A group of researchers have developed a new system using machine learning to identify drugs that could be repurposed as treatment options for COVID-19 for use in elderly patients.
The team have developed a machine learning-based approach to identify drugs already on the market that could potentially be repurposed to fight the virus. The system accounts for changes in gene expression in lung cells caused by both the disease and ageing.
The researchers have pinpointed the protein RIPK1 as a promising target for COVID-19 drugs and have identified three approved drugs that act on the expression of RIPK1.
The research has been published in the journal Nature Communications and the co-authors include MIT PhD students Anastasiya Belyaeva, Adityanarayanan Radhakrishnan, Chandler Squires, and Karren Dai Yang, as well as PhD student Louis Cammarata of Harvard University and long-term collaborator G.V. Shivashankar of ETH Zurich in Switzerland.

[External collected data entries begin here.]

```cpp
constexpr int L1_STAGE = 128;
constexpr uint32_t L1_SMALL_HITS = 16u * 256u, L1_MID_HITS = 16u * 512u - 256u;
constexpr int L1_INPLACE_MAX = 32;
constexpr int LOCI_REGIONS = 64;
constexpr int EV_REGIONS = 64;
constexpr int EV_RANK16 = 9;

constexpr uint32_t SPEC_SMAX = 1, SPEC_SCRATCH = 2, SPEC_LOCI = 4, SPEC_EVENTS = 8, SPEC_QFUSE = 16;
constexpr uint32_t SPEC_LAST = SPEC_QFUSE;
constexpr uint32_t SPEC_VOID = SPEC_SMAX | SPEC_SCRATCH | SPEC_LOCI | SPEC_EVENTS | SPEC_QFUSE;
static_assert(SPEC_VOID == 2 * SPEC_LAST - 1, "every SPEC_* flag voids the part (k_l2_order / k_l2_scan rely on it)");

enum StatSlot : int {
  STAT_SMAX = 0,
  STAT_SMALL, STAT_MID, STAT_TINY,
};
enum TotalSlot : int {
  TOT_SEEDS = 0,
  TOT_MAX_FRAG,
  TOT_SCRATCH,
  TOT_RECORDS,
};
enum CounterSlot : int {
  CNT_MERGED = 0,
  CNT_OFF_FAST,
  CNT_LOCI_OVF,
  CNT_WIDE,
  CNT_ROWS_DONE,
  CNT_L1_SORTED, CNT_L1_MERGED,
};
enum PinfoSlot : int {
  PI_EVENTS = 0,
  PI_FLAGS,
};

struct PassStatus {
  int32_t stats[4];
  int32_t total_rows, pad0;
  int64_t total_maps;
  uint64_t totals[4];
  uint32_t counters[8];
  unsigned long long pinfo[4];
  unsigned long long ev_region[EV_REGIONS], rec_region[EV_REGIONS];
  uint32_t loci_region[LOCI_REGIONS];
  unsigned long long dbg[16];
  unsigned long long stamp[6];
  uint32_t seq, pad1;
};
static_assert(offsetof(PassStatus, stamp) % 16 == 0, "k_clear zeroes whole 16-byte words: the cleared prefix of the status block must end on one");

// ... 18 lines not shown
  Spec s;
  s.init = true;
  s.smax = smax;
  s.seed_slots = 4096;
  s.scratch_words = 0;
  s.l_cap = l_cap;
  s.items_cap = items_cap;
  s.part_frags = part_frags;
  return s;
}

inline void spec_merge(Spec &ms, const Spec &sp) {
  ms.smax = std::max(ms.smax, sp.smax);
  ms.seed_slots = sp.seed_slots;
  ms.scratch_words = std::max(ms.scratch_words, sp.scratch_words);
  ms.items_cap = std::max(ms.items_cap, sp.items_cap);
  ms.l_cap = std::max(ms.l_cap, sp.l_cap);
  ms.part_frags = std::min(ms.part_frags, sp.part_frags);
  ms.redo = ms.redo || sp.redo;
  ms.l1_small_share = sp.l1_small_share; ms.l1_mid_share = sp.l1_mid_share; ms.l1_tiny_share = sp.l1_tiny_share;
  ms.l1_prefilter = ms.l1_prefilter || sp.l1_prefilter; ms.l1_no_small = ms.l1_no_small || sp.l1_no_small;
  ms.l2_loci_last = sp.l2_loci_last;
  ms.smax_misses = std::max(ms.smax_misses, sp.smax_misses);
}

inline void fuse_overflowed(Spec &ms) {
  ms.fuse_penalty = ms.fuse_penalty ? std::min(64, ms.fuse_penalty * 2) : 1;
  ms.fuse_skip = ms.fuse_penalty - 1;
}
inline void fuse_accepted(Spec &ms, bool fused, bool skipped) {
  if (fused) ms.fuse_penalty = 0;
  else if (skipped && ms.fuse_skip > 0) ms.fuse_skip--;
}

inline int floor_log2(int v) {
  int l = 0;
  while (((int64_t)2 << l) <= v) l++;
  return l;
}

inline uint32_t ev_regions_for(int64_t F) {
  uint32_t n = 1;
  while (n < (uint32_t)EV_REGIONS && (int64_t)n * 16 <= F) n <<= 1;
  return n;
}

inline uint32_t lds_seed_cap_max(int smax) {
  const int64_t room = 160 * 1024 - 2048 - (int64_t)L1_STAGE * 6 * 4 - std::max<int64_t>(((int64_t)smax + 2) * 8, 1024 * 10) - 64;
  return (uint32_t)std::max<int64_t>(256, room / 4 / 256 * 256);
}

inline bool knob_or(int knob, bool dflt) { return knob < 0 ? dflt : knob != 0; }

inline uint32_t build_frag_order(const int64_t *genome_frag_lo, int32_t g0, int64_t f0, int64_t f1, std::vector<int32_t> &out) {
  const int64_t F = f1 - f0;
  out.clear();
  int32_t q = g0;
  while (genome_frag_lo[q + 1] <= f0) q++;
  if (genome_frag_lo[q + 1] >= f1) {
    if (F < 64) return 0;
    const int64_t run = (F + 7) / 8;
    out.assign((size_t)run * 8, -1);
    for (int64_t i = 0; i < F; i++) out[(size_t)((i % run) * 8 + i / run)] = (int32_t)i;
    return (uint32_t)out.size();
  }
  std::vector<int32_t> off((size_t)F);
  int32_t max_off = 0;
  for (int64_t i = 0, qq = q; i < F; i++) {
    while (genome_frag_lo[qq + 1] <= f0 + i) qq++;
    off[(size_t)i] = (int32_t)(f0 + i - genome_frag_lo[qq]);
    max_off = std::max(max_off, off[(size_t)i]);
  }
  if (max_off + 1 < 8) return 0;
  std::vector<int32_t> start((size_t)max_off + 2, 0);
  for (int64_t i = 0; i < F; i++) start[(size_t)off[(size_t)i] + 1]++;
  for (int32_t p = 0; p <= max_off; p++) start[(size_t)p + 1] += start[(size_t)p];
  std::vector<int32_t> sorted((size_t)F), fill(start.begin(), start.end() - 1);
  for (int64_t i = 0; i < F; i++) sorted[(size_t)fill[(size_t)off[(size_t)i]]++] = (int32_t)i;
  size_t len[8] = {0};
  std::vector<uint8_t> xcd_of((size_t)max_off + 1);
  for (int32_t p = 0; p <= max_off; p++) {
    int x = 0;
    for (int i = 1; i < 8; i++) if (len[i] < len[x]) x = i;
    xcd_of[(size_t)p] = (uint8_t)x;
    len[x] += (size_t)(start[(size_t)p + 1] - start[(size_t)p]);
  }
  const size_t longest = *std::max_element(len, len + 8);
  if ((double)longest * 8.0 > 1.15 * (double)F) return 0;
  out.assign(longest * 8, -1);
  size_t at[8] = {0};
  for (int32_t p = 0; p <= max_off; p++) {
    const size_t x = xcd_of[(size_t)p];
    for (int32_t i = start[(size_t)p]; i < start[(size_t)p + 1]; i++) out[(at[x]++) * 8 + x] = sorted[(size_t)i];
  }
  return (uint32_t)out.size();
}

struct Forms {
  int n_l1 = 0, l1_threads[3] = {0, 0, 0};
  bool prefilter = false, scan_sorted = false, wide = false, fused = false, ordered = false, redo = false;
  int smax = 0;
  uint32_t seed_slots = 0;
  bool small_class() const { return n_l1 > 1 && l1_threads[0] == 256; }
};

struct L1Class { int nt; uint32_t slots, n_lo, n_hi; };
struct L1Plan {
  L1Class c[3];
  int n = 0;
  bool prefilter = false;
  uint32_t need = 0;
  uint32_t seed_slots() const { return c[n - 1].slots; }
};
struct L1Knobs { int prefilter = -1; float thin_small = -1.0f, thin_mid = 0.05f; };

inline L1Plan plan_l1(const Spec &sp, int64_t records, const L1Knobs &k) {
// ... 126 lines not shown
```

### pyfastani_amd/csrc/fa_query.hip.h

```cpp
#pragma once

#include <algorithm>
#include <chrono>
#include <cstddef>
#include <deque>
#include <initializer_list>
#include <memory>
#include <mutex>
#include <string>
#include <vector>
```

Repurposing drugs for COVID-19
The researchers focused in on the most promising drug repurposing candidates by generating a list of possible drugs using a machine learning technique called an autoencoder then mapping the network of genes and proteins involved in both ageing and SARS-CoV-2 infection. They then used statistical algorithms to understand causality in that network, allowing them to pinpoint “upstream” genes that caused cascading effects throughout the network. Drugs targeting those upstream genes and proteins should be promising candidates for clinical trials.
“Making new drugs takes forever,” says Caroline Uhler, a computational biologist in MIT’s Department of Electrical Engineering and Computer Science and the Institute for Data, Systems and Society, and an associate member of the Broad Institute of MIT and Harvard. “Really, the only expedient option is to repurpose existing drugs.”
Uhler and Shivashankar suggest that one of the main changes in the lung that happens through ageing is that it becomes stiffer. The stiffening lung tissue shows different patterns of gene expression than in younger people, even in response to the same signal.
Uhler said: “Earlier work by the Shivashankar lab showed that if you stimulate cells on a stiffer substrate with a cytokine, similar to what the virus does, they actually turn on different genes. So, that motivated this hypothesis. We need to look at ageing together with SARS-CoV-2 – what are the genes at the intersection of these two pathways?”
Big data and AI
To select approved drugs that might act on these pathways, the team turned to big data and Artificial Intelligence (AI). The researchers narrowed the list of potential drugs by homing in on key genetic pathways, mapping the interactions of proteins involved in the ageing and SARS-CoV-2 infection pathways.
The team then identified areas of overlap among the two maps. That effort pinpointed the precise gene expression network that a drug would need to target to combat COVID-19 in elderly patients.
“We want to identify a drug that has an effect on all of these differentially expressed genes downstream,” says Belyaeva.
The team used algorithms that infer causality in interacting systems to turn their undirected network into a causal network. The final causal network identified RIPK1 as a target gene/protein for potential COVID-19 drugs since it has numerous downstream effects. The researchers identified a list of the approved drugs that act on RIPK1 and may have potential to treat the virus, including ribavirin and quinapril, which are already in clinical trials for COVID-19.
“I’m really excited that this platform can be more generally applied to other infections or diseases,” says Belyaeva.
The team plans to share its findings with pharmaceutical companies.